Блюдо, переданное в Искитимский музей, в полной мере разделило судьбу дворянской семьи Бекис |
— Документов, подтверждающих, что в нашей семье были репрессированные, не сохранилось. Дело в том, что когда моя мама решила вступать в партию, она все эти документы уничтожила, иначе дорога в ряды членов КПСС была бы для нее закрыта. Как я узнала о судьбе папы? Он всегда говорил, что «…мы совсем не то, что наша мама». И вот однажды я пришла домой, а папа сидит возле радиоприемника, и у него по щекам катятся слезы. Я никогда до этого не видела, чтобы мой папа плакал!
Я к нему: «Ты что?!» Он на меня глаза поднимает: «А я ведь был в этом лагере…» Я не понимаю: «В каком лагере?» — «В Ложках. В самом страшном лагере», — отвечает папа.
Тут я начала его расспрашивать, и вот что узнала. В Ложковском лагере — ОЛП-4 системы СИБЛАГ – сидели моя бабушка (Эмма Эдуардовна Бекис), мой папа – Евгений Петрович (ему на тот момент было 6 лет), дядя Толя (Анатолий Петрович) и тетя Нина (Нелли Петровна). То есть моя бабушка и трое ее детей. Подверглись репрессиям за то, что глава семьи (мой дед Питер Бекис) служил в царской армии. Оказывается, мои родственники со стороны папы – дворяне. Мало того, бароны. Жили они в Эстонии, под Таллином, в своей усадьбе. В хозяйстве рабочих лошадей у них было 12 и отдельно выездные лошади, которых запрягали в экипаж для парадных выездов.
Когда стали присоединять Прибалтику к России, то семью, по доносу, причислили к «врагам народа» и в 1934 году погнали в Сибирь. Везли под конвоем, в вагонах для перевозки скота. Останавливались на станциях только для того, чтобы набрать воды. С собой разрешалось везти только документы, немного одежды и деньги. Однажды ночью Питера (Петра Петровича) Бекиса куда-то забрали, и больше о нем никогда никто не слышал.

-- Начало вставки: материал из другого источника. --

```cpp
#include <cmath>
#include <cstdarg>
#include <cstdio>
#include <climits>
#include <cstring>
#include <map>
#include <mutex>
#include <set>
#include <string>
#include <algorithm>
// ... 69 lines not shown
    bool xf_host_stale = false;
    bool inst_c2_all = false;
    XformStage xf;
    float *d_verts = nullptr;
    int4 *d_slot_face = nullptr;
    int *d_leaf_dst = nullptr;
    int *d_node_dst = nullptr;
    int *d_level_nodes = nullptr;
    std::vector<int> level_offset;
    std::vector<int> mesh_vert_base, mesh_vert_count;
    int n_slots = 0, n_leaves = 0;
    int4 *d_face_src = nullptr;
    int *d_slot_pos = nullptr;
    std::vector<int> mesh_face_base, mesh_face_count, mesh_slot_base, mesh_slot_count;
    std::vector<unsigned char> mesh_rebuildable, mesh_is_soup;
    BuildScratch build;
    std::map<int, hipGraphExec_t> graphs;
    hipStream_t capture_stream = nullptr;
    int use_graphs = 0;
    bool tlas_single_leaf = false, all_single_leaf = false, mats_full = false;
    int stack_entries = 1;
    int pair_meshes = 0, pair_tri_slots = 0, pair_max_leaf = 0;
    bool pair_leaf_uniform = false;
    int tlas_max_leaf = 0, tlas_depth = 0;
    bool have_geometry = false, have_materials = false;

    pt::Camera cam{};
    pt::f3 sky_top{0.6f, 0.7f, 1.0f}, sky_bottom{1.0f, 1.0f, 1.0f};
    int use_sky = 1;
    float4 *d_env = nullptr;
    int env_w = 0, env_h = 0;

    bool dn_on = false, dn_first = true;
    pt::DenoiseSettings dn{};
    float4 *dn_cur4 = nullptr, *dn_c4[2] = {nullptr, nullptr}, *dn_g4[2] = {nullptr, nullptr};
    float4 *dn_h1[2] = {nullptr, nullptr}, *dn_h2[2] = {nullptr, nullptr};
    int *dn_hobj = nullptr;
    float *dn_motion = nullptr, *dn_out = nullptr, *dn_pvp = nullptr;
    int dn_cur = 0;
    int dn_active = 1, mv_active = 1;
    float prev_view_proj[16] = {1, 0, 0, 0, 0, 1, 0, 0, 0, 0, 1, 0, 0, 0, 0, 1};

    int rw = 0, rh = 0;
    float *s_accum = nullptr, *s_normal = nullptr, *s_depth = nullptr;
    int *s_object_id = nullptr;
    int bloom_on = 0;
// ... 7 lines not shown
    int wf_sort = 0;
    uint32_t *wf_st = nullptr, *wf_occ = nullptr, *wf_live = nullptr;
    float *wf_planes = nullptr;
    float4 *wf_hit = nullptr;
    size_t wf_items = 0;
    int wf_trace_blocks = 0;
    size_t wf_trace_lds = 0;
    int n_geometry_uploads = 0, n_instance_updates = 0;
    bool any_transform = false;
    int pair_split = 1;
    int last_mode = 0;
    int async_lanes = 0, shade_min = 32, as_leaf_min = 24;
    uint32_t *as_cursor = nullptr;
    int refill = 1;
    bool refill_eff = false;
    VertexStage verts;
    unsigned int *d_queue = nullptr;
    int sample_sync = -1;
    int sample_sync_eff = 0;
    int pm1_dense_roots = -1;
    int pm1_dense_roots_eff = 0;
    int pm1_full_leaf = -1;
    int pm1_full_leaf_eff = 0;
    int tile_run = 8;
    int ticket_tiles = 1;
    int persist = 0, n_cus = 0;
    int as_blocks[2] = {0, 0};
    size_t as_lds = 0;

    int count_rays = 0, force_geom = -1, force_full = 0, pair_trace = 1, fetch_min = 16, leaf_pairs = 1, steal = 1, leaf_min = 8;
    int atrous_exp = 0;
    int csteal_follow = 1, csteal_leaf_min = 32;
    int csteal = 2, csteal_min = 0;
    int lds_pad = 0;
    int pm1_wg = 1;
    static constexpr int MAX_SPLIT = 4;
    int split = 2, split_eff = 1, pipeline = 1;
    hipStream_t aux_stream[MAX_SPLIT] = {nullptr, nullptr, nullptr, nullptr};
    hipEvent_t split_fork = nullptr, split_join[MAX_SPLIT] = {nullptr, nullptr, nullptr, nullptr};
    bool heads_fresh = false;
    bool touched = true;
    bool escaped = false;
    void *prev_out = nullptr;
    hipStream_t prev_stream = nullptr;
    int prev_split = 0;
    bool pipelined_last = false;
// ... 138 lines not shown
    K.tris = c->d_tris;
    K.slot_face = c->d_slot_face;
    K.tlas_nodes = c->d_tlas_nodes;
    K.tlas_leaves = c->d_tlas_leaves;
    K.tlas_mesh_ids = c->d_tlas_mesh_ids;
    K.tlas_heads = c->d_tlas_heads;
    K.inst_c2 = c->inst_c2;
    K.materials = c->d_materials;
    K.lights = c->d_lights;
    K.blue_noise = c->d_blue;
    K.tlas_root_box = c->d_tlas_root_box;
    K.tlas_root_ref = c->tlas_root_ref;
    K.n_meshes = c->n_meshes;
    K.n_lights = c->n_lights;
    K.stack_entries = c->stack_entries;
    K.pair_meshes = c->pair_meshes;
    K.pair_tri_slots = c->pair_tri_slots;
    K.pair_max_leaf = c->pair_max_leaf;
    K.tlas_max_leaf = c->tlas_max_leaf;
    K.tlas_depth = c->tlas_depth < 1 ? 1 : c->tlas_depth;
    K.tlas_any_rounds = (c->n_meshes > 1024 || c->tlas_rounds) ? 1 : 0;
    K.pair_split = (c->pair_split && !c->any_transform) ? 1 : 0;
    K.pm1_full_leaf = (c->pm1_full_leaf != 0 && c->pair_leaf_uniform) ? 1 : 0;
    K.fetch_min = c->fetch_min > 0 ? c->fetch_min : 64;
    K.pair_cap = merged_pair_cap(c);
    K.n_nodes = c->n_nodes;
    K.leaf_pairs = (c->leaf_pairs && (size_t)c->pair_max_leaf * 64 <= (size_t)pt::LEAF_PAIR_BYTES - 512) ? 1 : 0;
    K.leaf_min = c->leaf_min;
    K.steal = c->steal;
    K.csteal = c->csteal;
    K.csteal_min = c->csteal_min;
    K.csteal_follow = c->csteal_follow;
    K.csteal_leaf_min = c->csteal_leaf_min;
    K.cam = c->cam;
    K.sky_top = c->sky_top;
    K.sky_bottom = c->sky_bottom;
    K.use_sky = c->use_sky;
    K.env = c->d_env;
    K.env_w = c->env_w;
    K.env_h = c->env_h;
    const bool scaled = c->scaled();
    K.width = c->rw;
    K.height = c->rh;
    K.y0 = c->y0;
    K.il_period = c->il_period;
    K.il_phase = c->il_phase;
// ... 630 lines not shown
    const size_t chunks = (n + 63) / 64, slots = (size_t)(c->n_cus > 0 ? c->n_cus : 1) * (size_t)(per_cu > 0 ? per_cu : 1);
    const unsigned grid = (unsigned)(chunks < slots ? chunks : slots);
    hipLaunchKernelGGL((pt::ray_query_kernel<GEOM, PMODE, KIND>), dim3(grid), dim3(64), lds, c->stream, K, o, d, tmax, n, out);
    HIP_TRY(c, hipGetLastError());
    return PTRT_OK;
}
template <int KIND>
int dispatch_query(ptrt_ctx *c, int geom, int pmode, const pt::KParams &K, size_t lds, const float *o, const float *d,
                   const float *tmax, size_t n, void *out) {
    switch (pmode ? pmode : -geom) {
    case 1: return run_query<0, 1, KIND>(c, K, lds, o, d, tmax, n, out);
    case 2: return run_query<1, 2, KIND>(c, K, lds, o, d, tmax, n, out);
    case 3: return run_query<2, 3, KIND>(c, K, lds, o, d, tmax, n, out);
    case 0: return run_query<0, 0, KIND>(c, K, lds, o, d, tmax, n, out);
    case -1: return run_query<1, 0, KIND>(c, K, lds, o, d, tmax, n, out);
    default: return run_query<2, 0, KIND>(c, K, lds, o, d, tmax, n, out);
    }
}
int launch_query(ptrt_ctx *c, int kind, const float *o, const float *d, const float *tmax, size_t n, void *out) {
    const pt::KParams K = make_params(c);
    const int geom = pick_geom(c);
    const int pmode = pair_mode(c, geom, false);
    c->query_pmode = pmode;
    const size_t lds = trace_lds_bytes(c, geom, pmode);
    if (pmode == 3)
        if (int rc = refresh_tlas_heads(c, false))
            return rc;
    return kind == PTRT_QUERY_CLOSEST ? dispatch_query<pt::QUERY_CLOSEST>(c, geom, pmode, K, lds, o, d, tmax, n, out)
                                      : dispatch_query<pt::QUERY_OCCLUDED>(c, geom, pmode, K, lds, o, d, tmax, n, out);
}

bool device_span(ptrt_ctx *c, const void *p, size_t bytes) {
    hipPointerAttribute_t a{};
    if (hipPointerGetAttributes(&a, p) != hipSuccess) {
        (void)hipGetLastError();
        return false;
    }
    if (a.type != hipMemoryTypeDevice || a.device != c->device)
        return false;
    hipDeviceptr_t base = nullptr;
    size_t size = 0;
    if (hipMemGetAddressRange(&base, &size, (hipDeviceptr_t)p) != hipSuccess) {
        (void)hipGetLastError();
        return false;
    }
    const size_t off = (size_t)((const char *)p - (const char *)base);
// ... 437 lines not shown
```

### ptrt-game-engine_amd/csrc/ptrt_host_capi.cpp

```cpp
#include "../host/ptrt/scene.hpp"
#include "../host/ptrt/serialize.hpp"
#include "../host/ptrt/farm.hpp"
#include "../host/ptrt/view.hpp"

#include <chrono>
#include <cstring>
#include <string>

namespace {
thread_local std::string g_err;

Material from_floats(const float *m) {
    Material r;
    r.albedo = vec3(m[0], m[1], m[2]);
    r.specular = vec3(m[3], m[4], m[5]);
    r.metallic = m[6];
    r.roughness = m[7];
    r.emission = vec3(m[8], m[9], m[10]);
    r.ior = m[11];
    r.transmission = m[12];
    r.transmissionRoughness = m[13];
    r.clearcoat = m[14];
    r.clearcoatRoughness = m[15];
    r.subsurfaceColor = vec3(m[16], m[17], m[18]);
    r.subsurfaceRadius = m[19];
    r.anisotropy = m[20];
// ... 14 lines not shown
    m[19] = r.subsurfaceRadius; m[20] = r.anisotropy; m[21] = r.sheen;
    m[22] = r.sheenTint.x; m[23] = r.sheenTint.y; m[24] = r.sheenTint.z;
    m[25] = r.iridescence; m[26] = r.iridescenceThickness;
}
int mesh_index(Scene *s, Mesh *m) {
    for (size_t i = 0; i < s->getMeshCount(); ++i)
        if (s->getMesh(i) == m)
            return (int)i;
    return -1;
}
}
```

Чтобы как-то выжить в лагере с тремя детьми, бабушке приходилось идти на разные ухищрения. Например, она где-то умудрилась найти козу и провести ее на территорию лагеря. Некоторое время были с молоком, но люди донесли, и козу у бабушки отобрали. Через некоторое время из Ложка бабушку с детьми отправили в городок Называевск, под Омск. А на тот момент в городке своей пресной воды не было, питьевая вода была только привозная. При дележке воды дело доходило даже до драк между соседями. Бабушка смогла приноровиться и к этим условиям – выживать ведь как-то надо.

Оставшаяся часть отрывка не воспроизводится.